Clustering Web pages based on their structure

Crescenzi, Valter; Merialdo, Paolo; Missier, P.

doi:10.1016/j.datak.2004.11.004

Several techniques have been recently proposed to automatically generate web wrap- pers, i.e., programs that extract data from HTML pages, and transform them into a more structured format, typically in XML. These techniques automatically induce a wrapper from a set of sample pages that share a common HTML template. An open issue, however, is how to collect suitable classes of sample pages to feed the wrapper inducer. Presently, the pages are chosen manually. In this paper, we tackle the problem of automatically discovering the main classes of pages offered by a site by exploring only a small yet representative portion of it. We propose a model to describe the structure of a web site as a graph: nodes are classes of pages that share a common structure, edges represent links among instances of the page classes.

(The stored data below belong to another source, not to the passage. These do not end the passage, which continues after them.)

+template <int K, bool ONE, bool INV>
+__global__ __launch_bounds__(kX3ResWaves * 64, 1) void flow_kernel_x3r(
+    const DevFlow* __restrict__ F, const float* __restrict__ blob, const char* __restrict__ x3,
+    const float* __restrict__ xin, const float* __restrict__ cin, float* __restrict__ y_out,
+    const float* __restrict__ ld_in, float* __restrict__ ld_out, float* __restrict__ lp_out,
+    double* __restrict__ block_partial, int op_begin, int op_end, long long N, unsigned long long seed, int gen,
+    float* __restrict__ state, int slots_per_block, int span_bytes) {
+  constexpr int NT = 2, T = 4, NW = kX3ResWaves;
+  extern __shared__ __attribute__((aligned(16))) char lds[];
+  const int D = F->D;
+  const int C = F->C;
+  const int wave = __builtin_amdgcn_readfirstlane(threadIdx.x >> 6);
+  const int lane = threadIdx.x & 63;
+  const int s = lane & 31;
+  const int hh = lane >> 5;
+  const int PB = F->x3_par_bytes;
+  const int DS = D + C;
+  const int SB = (DS + 1) * 32;
+  const int ST = (D + 1) * 32;
+  char* par_lds = lds + span_bytes;
+  float* xs0 = reinterpret_cast<float*>(par_lds + PB) + wave * (2 * SB);
+  double* s_part = reinterpret_cast<double*>(reinterpret_cast<float*>(par_lds + PB) + NW * 2 * SB);
+  const long long slot0 = (long long)blockIdx.x * slots_per_block;
+  const long long tile0 = slot0 * 4;
+  const long long left = (N + kTile - 1) / kTile - tile0;
+  const int nt = left <= 0 ? 0 : (left < 4ll * slots_per_block ? (int)left : 4 * slots_per_block);
+  for (int i = threadIdx.x; i < 4 * slots_per_block; i += NW * 64) s_part[i] = 0.0;
+
+  X3Pipe pipe;
+  pipe.nxt = nullptr;
+  pipe.wave = wave;
+  pipe.par_src = nullptr;
+  pipe.par_dst = nullptr;
+  pipe.par_pieces = 0;
+  X3Tr tr = {};
+  const int nq = op_end - op_begin;
+  int rot0 = 0;
+  bool first = true;
+  for (int q = 0; q < nq;) {
+    int nsc = -1, seg_end = nq;
+    for (int r = q; r < nq; ++r)
+      if (F->ops[INV ? (op_end - 1 - r) : (op_begin + r)].kind == ZF_OP_NSC) {
+        if (nsc < 0) {
+          nsc = r;
+        } else {
+          seg_end = nsc + 1;
+          break;
+        }
+      }
+    const bool last = seg_end == nq;
+    __syncthreads();
+    if (nsc >= 0 && nt > 0) {
+      const DevOp& fo = F->ops[INV ? (op_end - 1 - nsc) : (op_begin + nsc)];
+      const int pieces = (T * (fo.n_hidden - 1) * group_bytes<NT>(T) + T * group_bytes<NT>(fo.x3_tlast)) >> 10;
+      x3_dma(x3 + fo.x3, lds, pieces, wave, lane, NW);
+      x3_dma(reinterpret_cast<const char*>(blob + fo.bn), par_lds, fo.x3_par_pieces, wave, lane, NW);
+    }
+    asm volatile("s_waitcnt vmcnt(0)" ::: "memory");
+    __syncthreads();
+
+    int cur = 0;
+    if (!first && wave < nt) x3r_fetch(state + (tile0 + wave) * ST, xs0, D, DS, lane);
+    for (int t = wave; t < nt; t += NW) {
+      float* xs = xs0 + cur * SB;
+      const long long tile = tile0 + t;
+      int ln = lane;
+      asm volatile("" : "+v"(ln));
+      {
+        const int s1 = ln & 31, h1 = ln >> 5;
+        const long long row1 = tile * kTile + s1;
+        const bool valid1 = row1 < N;
+        if (first) {
+          load_state(xs, xin, row1, valid1, D, s1, h1, F, seed, INV ? gen : 0);
+        } else if (t == wave) {
+          asm volatile("s_waitcnt vmcnt(0)" ::: "memory");
+        }
+#pragma nounroll
+        for (int j = h1; j < C; j += 2) xs[(D + j) * 32 + s1] = valid1 ? cin[row1 * C + j] : 0.f;
+      }
+      wave_lds_sync();
+      float ld;
+      if (first) {
+        const long long row1 = tile * kTile + (ln & 31);
+        ld = (ld_in != nullptr && row1 < N) ? ld_in[row1] : 0.f;
+      } else {
+        ld = xs[DS * 32 + (ln & 31)];
+        if (t + NW < nt) x3r_fetch(state + (tile + NW) * ST, xs0 + (cur ^ 1) * SB, D, DS, ln);
+      }
+      int rot = rot0;
+      for (int r = q; r < seg_end; ++r) {
+        const DevOp& op = F->ops[INV ? (op_end - 1 - r) : (op_begin + r)];
+        const X3Sc opc = x3_scalars<INV>(op);
+        if (opc.kind == ZF_OP_ROLL) {
+          rot = pmod(INV ? rot + opc.shift : rot - opc.shift, D);
+        } else if (opc.kind == ZF_OP_SHIFT_BOUNDS) {
+          shift_bounds_op<INV>(blob + opc.sb, xs, s, hh, rot, D, ld);
+        } else {
+          int zoff = 0;
+          asm volatile("" : "+s"(zoff));
+          pipe.cur = lds + zoff;
+          pipe.g = 0;
+          x3_nsc<NT, K, T, false, ONE, INV, false, 0, true>(
+              op, opc, x3, pipe, reinterpret_cast<const float*>(par_lds + zoff), xs, rot, D, s, hh, lane, ld, tr);
+        }
+      }
+      asm volatile("s_waitcnt vmcnt(0)" ::: "memory");
+      asm volatile("" : "+v"(ln));
+      const int s2 = ln & 31, h2 = ln >> 5;
+      const long long row = tile * kTile + s2;
+      const bool valid = row < N;
+      if (!last) {
+        float* st = state + tile * ST;
+#pragma nounroll
+        for (int d = h2; d < D; d += 2) st[d * 32 + s2] = xs[d * 32 + s2];
+        if (h2 == 0) st[D * 32 + s2] = ld;
+      } else {
+        if (lp_out != nullptr) {
+          const double v = flow_lp_rows(F, xs, s2, h2, rot, D, row, valid, ld, lp_out, block_partial != nullptr);
+          if (block_partial != nullptr && ln == 0) s_part[t] = v;
+        }
+        flow_out_rows(xs, s2, h2, rot, D, row, valid, ld, y_out, ld_out);
+      }
+      wave_lds_sync();
+      cur ^= 1;
+    }
+    for (int r = q; r < seg_end; ++r) {
+      const DevOp& op = F->ops[INV ? (op_end - 1 - r) : (op_begin + r)];
+      if (op.kind == ZF_OP_ROLL) rot0 = pmod(INV ? rot0 + op.shift : rot0 - op.shift, D);
+    }
+    q = seg_end;
+    first = false;
+  }
+  __syncthreads();
+  if (lp_out != nullptr && block_partial != nullptr) {
+    const int ns = (nt + 3) / 4;
+    for (int i = threadIdx.x; i < ns; i += NW * 64) {
+      double acc = 0.0;
+      for (int w = 0; w < 4; ++w) acc += s_part[4 * i + w];
+      block_partial[slot0 + i] = acc;
+    }
+  }
+}
+
+template <int K, bool ONE>
+int launch_x3r(const X3Launch& a, bool inverse) {
+  const size_t lds = x3_res_lds_bytes((size_t)a.res_span, a.par_bytes, a.D + a.C, 4ll * a.res_slots);
+  if (lds > 160 * 1024 || a.res_state == nullptr) return enotsup("resident split-MFMA kernel: shape");
+  if (inverse)
+    hipLaunchKernelGGL((flow_kernel_x3r<K, ONE, true>), dim3((unsigned)a.res_blocks), dim3(kX3ResWaves * 64), lds,
+                       a.stream, a.desc, a.blob, (const char*)a.x3, a.x, a.c, a.y, a.ld_in, a.ld_out, a.lp, a.part,
+                       a.op_begin, a.op_end, a.N, a.seed, a.gen, a.res_state, a.res_slots, a.res_span);
+  else
+    hipLaunchKernelGGL((flow_kernel_x3r<K, ONE, false>), dim3((unsigned)a.res_blocks), dim3(kX3ResWaves * 64), lds,
+                       a.stream, a.desc, a.blob, (const char*)a.x3, a.x, a.c, a.y, a.ld_in, a.ld_out, a.lp, a.part,
+                       a.op_begin, a.op_end, a.N, a.seed, a.gen, a.res_state, a.res_slots, a.res_span);
+  ZF_CHECK_LAUNCH("flow_kernel_x3r");
+  return ZF_OK;
+}
+
 template <int NT, int K, int T, bool PAIRS, bool ONE, bool INV, bool OACT, int ASET = 0>
 __global__ __launch_bounds__(kX3Waves * 64, (x3_occupancy<T, K, PAIRS>())) void flow_kernel_x3(
     const DevFlow* __restrict__ F, const float* __restrict__ blob, const char* __restrict__ x3,
@@ -1129,7 +1626,6 @@
     double* __restrict__ block_partial, long long nparts, int op_begin, int op_end, long long N,
     unsigned long long seed, int gen) {
   constexpr int TL = ONE ? (3 * K - 1 + 31) / 32 : (3 * K - 1 + 15) / 16;
-  constexpr int NPV = ONE ? 32 * TL : 16 * TL;
   constexpr int NW = kX3Waves;
   extern __shared__ __attribute__((aligned(16))) char lds[];
   const int D = F->D;
@@ -1171,28 +1667,14 @@
   float ld = (ld_in != nullptr && valid) ? ld_in[row] : 0.f;
   int rot = 0;
   wave_lds_sync();
+  X3Tr tr;
 #ifdef ZF_X3_TRACE
-  unsigned long long tacc[kX3TraceSlots] = {};
+  for (int k = 0; k < kX3TraceSlots; ++k) tr.tacc[k] = 0;
   pipe.tbar = 0;
   pipe.tdma = 0;
   pipe.tgrp = 0;
   const unsigned long long t_begin = X3T_NOW();
-  unsigned long long t_last = t_begin;
-#define X3T(k)                                   \
-  {                                              \
-    const unsigned long long t_ = X3T_NOW();     \
-    tacc[k] += t_ - t_last;                      \
-    t_last = t_;                                 \
-  }
-#elif defined(ZF_X3_MARK)
-#define X3T(k) asm volatile(";ZFMARK " #k)
-#else
-#define X3T(k)
-#endif
-#ifdef ZF_X3_MARK
-#define X3M(k) asm volatile(";ZFMARK " #k)
-#else
-#define X3M(k)
+  tr.t_last = t_begin;
 #endif
   pipe.par_src = nullptr;
   pipe.par_dst = nullptr;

Based on this model, we have developed an algorithm that accepts the url of an entry point to a target web site, visits a limited number of pages, and produces an accurate model of the site structure. We also report on experiments performed on actual web sites.

Crescenzi, V., Merialdo, P., P., M. (2005). Clustering Web pages based on their structure. DATA & KNOWLEDGE ENGINEERING, 54, 279-299 [10.1016/j.datak.2004.11.004].